Heading off to a horse show is stressful, whether you are the horse or the rider, and whether you do it all the time or just once in a while. Stress comes from the travel, the change of schedule, the competition, and more. Not only can this stress affect your performance, it can lead to health concerns for your horse.
Fortunately, there’s a lot you can do to prepare your horse for the stress of showing. It all comes down to just one thing: routine.
How Stress Affects Your Horse’s Digestive Health
While stress doesn’t directly cause digestive problems like ulcers and colic in horses, it can affect your horse’s behavior and eating habits. The stress of travel or excitement of a show atmosphere often keeps your horse from eating and drinking enough – both of which can have a serious impact on the equine digestive tract:
- Not enough water can increase risk for impaction colic
- Not enough food, especially hay, can disrupt the digestive process and lead to digestive imbalance, ulcers, and colic
Prepare Your Horse To Handle Horse Show Stress
The key to keeping your horse relaxed and its appetite normal at a show is to create a routine at home and stick to it at the show. If the travel, noise, excitement, and general stimuli at the show are “routine” for you horse, it is less likely to get stressed.
Here are some tips that work well for our horses at Freedom Farm when we head off to shows.
Reducing Travel Stress
The more comfortable your horse is with trailering, the less likely it is he will get stressed.
- Offer water every 3 hours during travel
- Use protective wraps on horse’s legs
- If it’s hot, leave at a time of day when the sun is coming up or going down
- Provide a hay bag (sometimes wet hay)
- Fly spray horses during hot buggy months
- Bed with at least 3 inches of shavings – cushion and less slippery
- If the horse has never hauled, practice loading and unloading ahead of time and go on short drives
- Trailer with a more experienced horse
Settling In at the Show Grounds
Acclimate your horse to the new atmosphere carefully so that he gets comfortable and can go on with “business as usual.”
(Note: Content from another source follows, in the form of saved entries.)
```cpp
__global__ void __launch_bounds__(QD_BLOCK)
k_precip_raw(QdGeom G, QdTabs T, const double* __restrict__ u, const double* __restrict__ v,
             const double* __restrict__ pcond, double a, double dlat, double dlon, double D_crit, double beta,
             const double* __restrict__ scale_p, const unsigned long long* __restrict__ sel_state,
             double* __restrict__ praw, double* __restrict__ pos_out, double* __restrict__ partial,
             const double* __restrict__ orog) {
    __shared__ double sm[2][QD_BLOCK / 64];
    const int i = G.row0 + blockIdx.y;
    const size_t b = (size_t)qd_lrow(G, i) * G.nlon;
    const double w = T.warea[i];
    const bool anypos = sel_state[0] > 0;
    const double scale = qd_max(*scale_p, 1e-12);
    double s_num = 0.0, s_den = 0.0;
    for (int j = threadIdx.x; j < G.nlon; j += QD_BLOCK) {
        const double div = qd_divvort_point(G, T, u, v, i, j, a, dlat, dlon, 0);
        const double pos = qd_max(0.0, -(div - D_crit));
        const double F_div = anypos ? qd_clip(pos / scale, 0.0, 5.0) : 0.0;
        const double Pq = qd_max(0.0, pcond[b + j]);
        const double F_orog = orog ? qd_clip(orog[b + j], 1.0, 3.0) : 1.0;
        const double F = (1.0 + beta * F_div) * F_orog;
        const double pr = Pq * F;
        praw[b + j] = pr;
        pos_out[b + j] = pos;
        s_num += Pq * w;
        s_den += pr * w;
    }
    s_num = qd_wave_sum(s_num); s_den = qd_wave_sum(s_den);
    const int lane = threadIdx.x & 63, wv = threadIdx.x >> 6;
    if (lane == 0) { sm[0][wv] = s_num; sm[1][wv] = s_den; }
    __syncthreads();
    if (threadIdx.x == 0) {
        for (int k = 1; k < QD_BLOCK / 64; ++k) { s_num += sm[0][k]; s_den += sm[1][k]; }
        partial[blockIdx.y] = s_num;
        partial[gridDim.y + blockIdx.y] = s_den;
    }
}

__global__ void __launch_bounds__(QD_BLOCK)
k_orog_factor(QdGeom G, QdTabs T, const double* __restrict__ elev, const double* __restrict__ u, const double* __restrict__ v,
              double a, double dlat, double dlon, double k_orog, double cap, double* __restrict__ out) {
    const QdTile tl = qd_tile();
    const int j = tl.seg * QD_BLOCK + threadIdx.x;
    if (j >= G.nlon) return;
    const int i = G.row0 + tl.row, n = G.nlat;
    const size_t b = (size_t)qd_lrow(G, i) * G.nlon;
    const int jp = qd_wrapc(j + 1, G.nlon), jm = qd_wrapc(j - 1, G.nlon);
    const double dx = a * T.cos6[i] * dlon, dy = a * dlat;
    const double dHdx = (elev[b + jp] - elev[b + jm]) / (2.0 * dx);
    double dHdy = 0.0;
    if (i != 0 && i != n - 1)
        dHdy = (elev[(size_t)qd_lrow(G, i + 1) * G.nlon + j] - elev[(size_t)qd_lrow(G, i - 1) * G.nlon + j]) / (2.0 * dy);
    const double gn = sqrt(dHdx * dHdx + dHdy * dHdy);
    const double nxh = gn > 1e-12 ? dHdx / (gn + 1e-12) : 0.0;
    const double nyh = gn > 1e-12 ? dHdy / (gn + 1e-12) : 0.0;
    out[b + j] = qd_clip(1.0 + k_orog * qd_max(0.0, u[b + j] * nxh + v[b + j] * nyh), 1.0, cap);
}

__global__ void __launch_bounds__(QD_BLOCK)
k_precip_scalars(const double* __restrict__ partial, int n, double wsum, double pq_min, double p_blend, int use_fb,
                 double* __restrict__ out) {
    __shared__ double sm[2][QD_BLOCK / 64];
    double a = 0.0, b = 0.0;
    for (int k = threadIdx.x; k < n; k += QD_BLOCK) { a += partial[k]; b += partial[n + k]; }
    a = qd_wave_sum(a); b = qd_wave_sum(b);
    const int lane = threadIdx.x & 63, wv = threadIdx.x >> 6;
    if (lane == 0) { sm[0][wv] = a; sm[1][wv] = b; }
    __syncthreads();
    if (threadIdx.x == 0) {
        for (int k = 1; k < QD_BLOCK / 64; ++k) { a += sm[0][k]; b += sm[1][k]; }
        const double den = b + 1e-20;
        out[0] = den > 0 ? a / den : 1.0;
        const double pq_mean = a / (wsum + 1e-15);
        out[1] = (use_fb && pq_mean < pq_min) ? p_blend : 0.0;
    }
}

__global__ void __launch_bounds__(QD_BLOCK)
k_scale_field(QdGeom G, const double* __restrict__ in, const double* __restrict__ s, double k, double* __restrict__ out) {
    const QdTile tl = qd_tile();
    const int j = tl.seg * QD_BLOCK + threadIdx.x;
    if (j >= G.nlon) return;
    const size_t o = (size_t)qd_lrow(G, G.row0 + tl.row) * G.nlon + j;
    out[o] = s ? in[o] * (*s) : k * in[o];
}

__global__ void __launch_bounds__(QD_BLOCK)
k_precip_blend(QdGeom G, const double* __restrict__ P, const double* __restrict__ Pdyn, const double* __restrict__ sc,
               double* __restrict__ out) {
    const QdTile tl = qd_tile();
    const int j = tl.seg * QD_BLOCK + threadIdx.x;
    if (j >= G.nlon) return;
    const size_t o = (size_t)qd_lrow(G, G.row0 + tl.row) * G.nlon + j;
    const double al = sc[1];
    double p = P[o];
    if (al != 0.0) p = (1.0 - al) * p + al * Pdyn[o];
    out[o] = qd_max(p, 0.0);
}

__global__ void __launch_bounds__(QD_BLOCK)
k_cloud_from_p(QdGeom G, const double* __restrict__ precip, const double* __restrict__ pref, double cmax,
               double* __restrict__ out) {
    const QdTile tl = qd_tile();
    const int j = tl.seg * QD_BLOCK + threadIdx.x;
    if (j >= G.nlon) return;
    const size_t o = (size_t)qd_lrow(G, G.row0 + tl.row) * G.nlon + j;
    out[o] = cmax * qd_tanh(precip[o] / (*pref + 1e-12));
}
// ... 211 lines not shown
                            c->timing != 1;
    if (pcond_side && qd_pcond_median_side(c, dt)) return -1;
    const bool pcond_pair = part != 1 && !pcond_side && c->want_pcond_ahead && c->med_pair && c->hist_b && c->geo.full && p.cloud_couple &&
                            !isset(p.pcond_ref) && !(isset(p.pref) && p.pref != 0.0);
    if (part != 2) {
        QdScope sc(c, "phys_precip");
        int m = qd_plan(c, {QD_IN(F[QD_F_U], 1), QD_IN(F[QD_F_V], 1), QD_IN(F[QD_F_PCOND], 0)});
        if (m < 0) return -1;
        qd_launch_divvort(c, F[QD_F_U], F[QD_F_V], tmp, 0, m);
        if (qd_median_positive_dev(c, tmp, 1e-12, QD_S_PSCALE, 1, p.D_crit, 2)) return -1;
        const double* orog = nullptr;
        if (p.orog_enable && c->has_elevation) {
            double*& of = c->scratch[8];
            const int mo = qd_plan(c, {QD_IN(F[QD_F_U], 0), QD_IN(F[QD_F_V], 0), QD_IN(F[QD_F_ELEVATION], 1)});
            if (mo < 0) return -1;
            QD_ROWS(c, mo, G, hipLaunchKernelGGL(k_orog_factor, qd_grid2d(G), blk, 0, c->stream, G, c->tabs, F[QD_F_ELEVATION],
                                                 F[QD_F_U], F[QD_F_V], p.a, c->dlat, c->dlon, p.orog_k, 2.0, of));
            qd_mark(c, {of}, mo);
            const int mb = qd_plan(c, {QD_IN(of, R1)});
            if (mb < 0) return -1;
            if (qd_gaussian_swap(c, of, tmp, 1.0, 0, mb)) return -1;
            orog = of;
            m = qd_plan(c, {QD_IN(F[QD_F_U], 1), QD_IN(F[QD_F_V], 1), QD_IN(F[QD_F_PCOND], 0), QD_IN(c->scratch[8], 0)});
            if (m < 0) return -1;
        }
        if (band && m > 0) {
            QdSegs S = qd_segments(c, m);
            const int own0 = c->own_row0, own1 = c->own_row0 + c->own_nrows;
            for (int k = 0; k < S.n; ++k) {
                const QdGeom& G = S.g[k];
                auto run = [&](int r0, int r1) {
                    if (r1 <= r0) return;
                    QdGeom g2 = G; g2.row0 = r0; g2.nrows = r1 - r0;
                    hipLaunchKernelGGL(k_precip_raw, dim3(1, g2.nrows), blk, 0, c->stream, g2, c->tabs, F[QD_F_U], F[QD_F_V],
                                       F[QD_F_PCOND], p.a, c->dlat, c->dlon, p.D_crit, p.p_betadiv, c->dscal + QD_S_PSCALE,
                                       c->dcount, praw, pos, rp + (size_t)2 * G0.lrows(), orog);
                };
                const int a0 = G.row0, a1 = G.row0 + G.nrows;
                if (a1 <= own0 || a0 >= own1) run(a0, a1);
                else { run(a0, std::max(a0, own0)); run(std::min(a1, own1), a1); }
            }
        }
        hipLaunchKernelGGL(k_precip_raw, dim3(1, Gown.nrows), blk, 0, c->stream, Gown, c->tabs, F[QD_F_U], F[QD_F_V],
                           F[QD_F_PCOND], p.a, c->dlat, c->dlon, p.D_crit, p.p_betadiv, c->dscal + QD_S_PSCALE, c->dcount, praw,
                           pos, rp, orog);
        qd_mark(c, {praw, pos}, m);
        if (band && qd_peer_hooks(c)) {
            QdPeerHook H; H.pre = 2; H.partial = rp; H.n = Gown.nrows;
            H.post = 1; H.wsum = c->wsum_all; H.pq_min = p.pq_min; H.p_blend = p.p_blend; H.use_fb = p.p_hybrid_fallback; H.out = c->dscal + QD_S_RENORM;
            c->allreduces++;
            if (qd_peer_allreduce_hooked(c, c->dscal + QD_S_TMP0, 2, 0, H)) return -1;
        } else if (band) {
            hipLaunchKernelGGL(k_precip_rawsums, dim3(1), blk, 0, c->stream, rp, Gown.nrows, c->dscal + QD_S_TMP0);
            if (qd_allreduce_f64(c, c->dscal + QD_S_TMP0, 2, 0)) return -1;
            hipLaunchKernelGGL(k_precip_scalars_post, dim3(1), dim3(64), 0, c->stream, c->dscal + QD_S_TMP0, c->wsum_all, p.pq_min,
                               p.p_blend, p.p_hybrid_fallback, c->dscal + QD_S_RENORM);
        } else {
            hipLaunchKernelGGL(k_precip_scalars, dim3(1), blk, 0, c->stream, rp, Gown.nrows, c->wsum_all, p.pq_min,
                               p.p_blend, p.p_hybrid_fallback, c->dscal + QD_S_RENORM);
        }
        if (qd_gauss_pair_ok(c, 1.0)) {
            const int mg = qd_plan(c, {QD_IN(praw, R1), QD_IN(pos, R1)});
            if (mg < 0) return -1;
            if (qd_gaussian_pair(c, praw, pos, 1.0, 0, c->dscal + QD_S_RENORM, 1.0, p.k_precip, c->dscal + QD_S_RENORM, 1, nullptr,
                                 nullptr, nullptr, F[QD_F_PRECIP], mg)) return -1;
            qd_mark(c, {F[QD_F_PRECIP]}, mg);
        } else if (qd_gauss_can_fuse(c, 1.0)) {
            const int mg = qd_plan(c, {QD_IN(praw, R1), QD_IN(pos, R1)});
            if (mg < 0) return -1;
            if (qd_gaussian_swap(c, praw, tmp, 1.0, 0, mg, 0, c->dscal + QD_S_RENORM)) return -1;
            if (qd_gaussian(c, pos, pdyn, nullptr, 1.0, 0, mg, 0, nullptr, p.k_precip)) return -1;
            QD_ROWS(c, mg, G, hipLaunchKernelGGL(k_precip_blend, qd_grid2d(G), blk, 0, c->stream, G, praw, pdyn,
                                                 c->dscal + QD_S_RENORM, F[QD_F_PRECIP]));
            qd_mark(c, {F[QD_F_PRECIP]}, mg);
        } else {
        QD_ROWS(c, m, G, hipLaunchKernelGGL(k_scale_field, qd_grid2d(G), blk, 0, c->stream, G, praw, c->dscal + QD_S_RENORM, 0.0, praw));
        QD_ROWS(c, m, G, hipLaunchKernelGGL(k_scale_field, qd_grid2d(G), blk, 0, c->stream, G, pos, (const double*)nullptr,
                                            p.k_precip, pdyn));
        qd_mark(c, {pdyn}, m);
        const int mg = qd_plan(c, {QD_IN(praw, R1), QD_IN(pdyn, R1)});
        if (mg < 0) return -1;
        if (qd_gaussian_swap(c, praw, tmp, 1.0, 0, mg)) return -1;
        if (qd_gaussian_swap(c, pdyn, tmp, 1.0, 0, mg)) return -1;
        QD_ROWS(c, mg, G, hipLaunchKernelGGL(k_precip_blend, qd_grid2d(G), blk, 0, c->stream, G, praw, pdyn,
                                             c->dscal + QD_S_RENORM, F[QD_F_PRECIP]));
        qd_mark(c, {F[QD_F_PRECIP]}, mg);
        }
    }
    if (part == 1) return 0;
    {
        QdScope sc(c, "phys_cloud");
        if (isset(p.pref) && p.pref != 0.0) {
            hipMemcpyAsync(c->dscal + QD_S_MED_OUT, &p.pref, sizeof(double), hipMemcpyHostToDevice, c->stream);
        } else if (pcond_pair) {
// ... 185 lines not shown
```

qingdai_amd/csrc/qd_stencil.hip:

```cpp
#include "qd_internal.h"
#include "qd_device.h"
#include "qd_wave.h"
#include <cstdlib>

__global__ void __launch_bounds__(QD_BLOCK)
k_laplacian(QdGeom G, QdFieldList fl, const double* __restrict__ cosf, double dphi, double dlam, double a) {
    const QdTile tl = qd_tile();
    const int j = tl.seg * QD_BLOCK + threadIdx.x;
    if (j >= G.nlon) return;
    const int i = G.row0 + tl.row;
    const int f = tl.fld;
    const size_t o = (size_t)qd_lrow(G, i) * G.nlon + j;
    fl.out[f][o] = qd_lap_point<true>(fl.in[f], G, cosf, i, j, dphi, dlam, a);
}

__global__ void __launch_bounds__(QD_BLOCK)
k_hyper_apply(QdGeom G, QdFieldList fl, const double* __restrict__ cosf, double dphi, double dlam, double a,
              double sub_dt) {
    const QdTile tl = qd_tile();
    const int j = tl.seg * QD_BLOCK + threadIdx.x;
    if (j >= G.nlon) return;
    const int i = G.row0 + tl.row;
    const int f = tl.fld;
    const size_t o = (size_t)qd_lrow(G, i) * G.nlon + j;
    const double L2 = qd_lap_point<true>(fl.in[f], G, cosf, i, j, dphi, dlam, a);
    const double k4 = fl.k4row[f] ? fl.k4row[f][i] : fl.k4s[f];
    const double F0 = qd_nn(fl.aux[f][o]);
    fl.out[f][o] = qd_nn(F0 - (k4 * L2) * sub_dt);
}

void qd_launch_laplacian(qd_ctx* c, const QdFieldList& fl, const double* coslat, int m) {
    QdScope sc(c, c->lap_tag);
    QD_ROWS(c, m, G, hipLaunchKernelGGL(k_laplacian, qd_grid2d(G, fl.n), dim3(QD_BLOCK), 0, c->stream,
                                        G, fl, coslat, c->dlat, c->dlon, c->p.a));
}
// ... 352 lines not shown
    }
}

template <int RR>
static void qd_launch_gauss_rows(qd_ctx* c, const double* in, double* out, const QdGaussW& W, int mode_wrap, int clip01,
                                 const double* scale_p, double scale_k, int m_out) {
    constexpr int OWN = QD_BLOCK - 2 * RR;
    QD_ROWS(c, m_out, G, hipLaunchKernelGGL(k_gauss_rows<RR>, dim3((G.nlon + OWN - 1) / OWN, (G.nrows + QD_GB - 1) / QD_GB),
                                            dim3(QD_BLOCK), 0, c->stream, G, in, out, W, mode_wrap, clip01, scale_p, scale_k));
}

static bool qd_gauss_weights(double sigma, QdGaussW& W) {
    const int r = (int)(4.0 * sigma + 0.5);
    if (r > QD_GAUSS_MAXR) return false;
    W.r = r;
    std::vector<double> phi(2 * r + 1);
    const double s2 = sigma * sigma;
    for (int x = -r; x <= r; ++x) phi[x + r] = std::exp(-0.5 / s2 * (double)(x * x));
    double tot;
    const int m = 2 * r + 1;
    if (m < 8) { tot = 0.0; for (int k = 0; k < m; ++k) tot += phi[k]; }
    else {
        double acc[8];
        for (int k = 0; k < 8; ++k) acc[k] = phi[k];
        int k = 8;
        for (; k < m - (m % 8); k += 8) for (int t = 0; t < 8; ++t) acc[t] += phi[k + t];
        tot = ((acc[0] + acc[1]) + (acc[2] + acc[3])) + ((acc[4] + acc[5]) + (acc[6] + acc[7]));
        for (; k < m; ++k) tot += phi[k];
    }
    for (int k = 0; k <= r; ++k) W.w[k] = phi[r + k] / tot;
    return true;
}
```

- Maintain the same feed and care schedule and routine at the show as at home
- Stall your horses next to a buddy if possible
- Use the same tack and equipment
- Take your horse to the stall first and give him some time to settle
- Hand walk your horse around the show grounds and let them get used to the sights, sounds, and smells
- Hand walk your horse in the show pen before riding in it
Prepare for the Show Ring
Practice with distractions at home so your horse will be prepared to focus in the show ring.
- Prepare your horse to handle the new, busy atmosphere by going to clinics, taking group lessons, or taking your horse to shows just to ride before you try to compete.
- Walk in the show pen yourself first and get a sense of confidence on your own feet before you get on your horse.
- Use the same tacking and warm-up routine as at home.
- Put signs up on your ring at home, umbrellas, and other strange objects and people to prepare them for the weird things they’ll see at the show.
- Practice in your show gear or something similar. (For saddle seat we ride with a towel in our pocket to get horses used to the feel of the long coat.)
- Practice clipping, braiding, and face glaze at home so they are used to the feel of them.
- Use cameras with flashes at home, walk horses through mud puddles, and generally prepare them to handle common show situations.
Remember: a horse that feels great will perform its best in the show ring!